* Try it: Each entry must be written out again exactly as it stands.

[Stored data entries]
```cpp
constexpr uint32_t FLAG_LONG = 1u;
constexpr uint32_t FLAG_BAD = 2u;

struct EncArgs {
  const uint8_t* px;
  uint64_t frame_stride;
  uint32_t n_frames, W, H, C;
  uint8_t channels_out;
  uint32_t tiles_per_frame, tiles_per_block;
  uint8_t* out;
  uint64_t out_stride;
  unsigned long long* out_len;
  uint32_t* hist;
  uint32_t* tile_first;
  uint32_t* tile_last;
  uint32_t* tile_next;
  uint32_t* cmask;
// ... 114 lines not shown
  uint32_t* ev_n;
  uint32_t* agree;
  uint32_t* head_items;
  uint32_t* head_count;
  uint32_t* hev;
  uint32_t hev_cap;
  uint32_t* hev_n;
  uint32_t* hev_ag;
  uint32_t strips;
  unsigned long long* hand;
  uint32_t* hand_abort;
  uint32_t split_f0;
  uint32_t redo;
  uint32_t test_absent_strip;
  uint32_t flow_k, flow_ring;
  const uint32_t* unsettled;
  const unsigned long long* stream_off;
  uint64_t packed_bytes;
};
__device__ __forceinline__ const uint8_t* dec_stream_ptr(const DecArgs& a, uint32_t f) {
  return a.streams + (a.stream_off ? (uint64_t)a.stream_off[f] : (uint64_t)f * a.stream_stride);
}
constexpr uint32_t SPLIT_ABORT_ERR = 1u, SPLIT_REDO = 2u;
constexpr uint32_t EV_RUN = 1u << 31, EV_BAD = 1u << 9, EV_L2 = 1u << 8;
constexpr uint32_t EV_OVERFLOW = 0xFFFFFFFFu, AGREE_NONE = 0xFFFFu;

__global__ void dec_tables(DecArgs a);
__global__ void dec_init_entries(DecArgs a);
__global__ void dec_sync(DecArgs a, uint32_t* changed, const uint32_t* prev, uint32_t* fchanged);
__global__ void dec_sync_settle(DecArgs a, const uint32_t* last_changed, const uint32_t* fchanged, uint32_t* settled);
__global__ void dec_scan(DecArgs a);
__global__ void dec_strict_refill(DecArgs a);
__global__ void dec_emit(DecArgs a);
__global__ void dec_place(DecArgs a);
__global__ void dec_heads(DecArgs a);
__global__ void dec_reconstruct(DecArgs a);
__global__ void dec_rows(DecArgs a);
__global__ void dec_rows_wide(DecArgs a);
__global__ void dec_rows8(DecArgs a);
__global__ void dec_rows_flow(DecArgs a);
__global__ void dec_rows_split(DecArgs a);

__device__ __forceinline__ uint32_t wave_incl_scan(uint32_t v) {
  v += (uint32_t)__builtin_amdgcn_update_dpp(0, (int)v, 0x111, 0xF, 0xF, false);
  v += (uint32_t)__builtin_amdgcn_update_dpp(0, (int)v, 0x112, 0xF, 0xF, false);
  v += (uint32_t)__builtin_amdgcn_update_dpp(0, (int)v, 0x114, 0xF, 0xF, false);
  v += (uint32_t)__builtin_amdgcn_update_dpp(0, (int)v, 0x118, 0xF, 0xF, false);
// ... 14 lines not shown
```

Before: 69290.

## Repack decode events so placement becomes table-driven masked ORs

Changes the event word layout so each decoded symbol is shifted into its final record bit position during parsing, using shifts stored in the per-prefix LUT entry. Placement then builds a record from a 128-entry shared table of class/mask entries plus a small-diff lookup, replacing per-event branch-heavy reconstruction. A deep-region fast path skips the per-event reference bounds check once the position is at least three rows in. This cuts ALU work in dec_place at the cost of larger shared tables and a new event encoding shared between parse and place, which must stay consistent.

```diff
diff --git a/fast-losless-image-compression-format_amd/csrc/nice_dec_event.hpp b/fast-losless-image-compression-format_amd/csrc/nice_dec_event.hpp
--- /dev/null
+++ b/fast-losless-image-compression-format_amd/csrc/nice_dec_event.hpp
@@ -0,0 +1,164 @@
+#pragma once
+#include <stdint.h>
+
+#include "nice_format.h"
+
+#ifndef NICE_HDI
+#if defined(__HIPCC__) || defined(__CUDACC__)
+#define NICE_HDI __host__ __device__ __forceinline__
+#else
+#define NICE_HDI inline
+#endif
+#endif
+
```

* Solution to this problem:
```cpp
constexpr uint32_t FLAG_LONG = 1u;
constexpr uint32_t FLAG_BAD = 2u;

struct EncArgs {
  const uint8_t* px;
  uint64_t frame_stride;
  uint32_t n_frames, W, H, C;
  uint8_t channels_out;
  uint32_t tiles_per_frame, tiles_per_block;
  uint8_t* out;
  uint64_t out_stride;
  unsigned long long* out_len;
  uint32_t* hist;
  uint32_t* tile_first;
  uint32_t* tile_last;
  uint32_t* tile_next;
  uint32_t* cmask;
// ... 114 lines not shown
  uint32_t* ev_n;
  uint32_t* agree;
  uint32_t* head_items;
  uint32_t* head_count;
  uint32_t* hev;
  uint32_t hev_cap;
  uint32_t* hev_n;
  uint32_t* hev_ag;
  uint32_t strips;
  unsigned long long* hand;
  uint32_t* hand_abort;
  uint32_t split_f0;
  uint32_t redo;
  uint32_t test_absent_strip;
  uint32_t flow_k, flow_ring;
  const uint32_t* unsettled;
  const unsigned long long* stream_off;
  uint64_t packed_bytes;
};
__device__ __forceinline__ const uint8_t* dec_stream_ptr(const DecArgs& a, uint32_t f) {
  return a.streams + (a.stream_off ? (uint64_t)a.stream_off[f] : (uint64_t)f * a.stream_stride);
}
constexpr uint32_t SPLIT_ABORT_ERR = 1u, SPLIT_REDO = 2u;
constexpr uint32_t EV_RUN = 1u << 31, EV_BAD = 1u << 9, EV_L2 = 1u << 8;
constexpr uint32_t EV_OVERFLOW = 0xFFFFFFFFu, AGREE_NONE = 0xFFFFu;

__global__ void dec_tables(DecArgs a);
__global__ void dec_init_entries(DecArgs a);
__global__ void dec_sync(DecArgs a, uint32_t* changed, const uint32_t* prev, uint32_t* fchanged);
__global__ void dec_sync_settle(DecArgs a, const uint32_t* last_changed, const uint32_t* fchanged, uint32_t* settled);
__global__ void dec_scan(DecArgs a);
__global__ void dec_strict_refill(DecArgs a);
__global__ void dec_emit(DecArgs a);
__global__ void dec_place(DecArgs a);
__global__ void dec_heads(DecArgs a);
__global__ void dec_reconstruct(DecArgs a);
__global__ void dec_rows(DecArgs a);
__global__ void dec_rows_wide(DecArgs a);
__global__ void dec_rows8(DecArgs a);
__global__ void dec_rows_flow(DecArgs a);
__global__ void dec_rows_split(DecArgs a);

__device__ __forceinline__ uint32_t wave_incl_scan(uint32_t v) {
  v += (uint32_t)__builtin_amdgcn_update_dpp(0, (int)v, 0x111, 0xF, 0xF, false);
  v += (uint32_t)__builtin_amdgcn_update_dpp(0, (int)v, 0x112, 0xF, 0xF, false);
  v += (uint32_t)__builtin_amdgcn_update_dpp(0, (int)v, 0x114, 0xF, 0xF, false);
  v += (uint32_t)__builtin_amdgcn_update_dpp(0, (int)v, 0x118, 0xF, 0xF, false);
// ... 14 lines not shown
```

Before: 69290.

## Repack decode events so placement becomes table-driven masked ORs

Changes the event word layout so each decoded symbol is shifted into its final record bit position during parsing, using shifts stored in the per-prefix LUT entry. Placement then builds a record from a 128-entry shared table of class/mask entries plus a small-diff lookup, replacing per-event branch-heavy reconstruction. A deep-region fast path skips the per-event reference bounds check once the position is at least three rows in. This cuts ALU work in dec_place at the cost of larger shared tables and a new event encoding shared between parse and place, which must stay consistent.

```diff
diff --git a/fast-losless-image-compression-format_amd/csrc/nice_dec_event.hpp b/fast-losless-image-compression-format_amd/csrc/nice_dec_event.hpp
--- /dev/null
+++ b/fast-losless-image-compression-format_amd/csrc/nice_dec_event.hpp
@@ -0,0 +1,164 @@
+#pragma once
+#include <stdint.h>
+
+#include "nice_format.h"
+
+#ifndef NICE_HDI
+#if defined(__HIPCC__) || defined(__CUDACC__)
+#define NICE_HDI __host__ __device__ __forceinline__
+#else
+#define NICE_HDI inline
+#endif
+#endif
+
```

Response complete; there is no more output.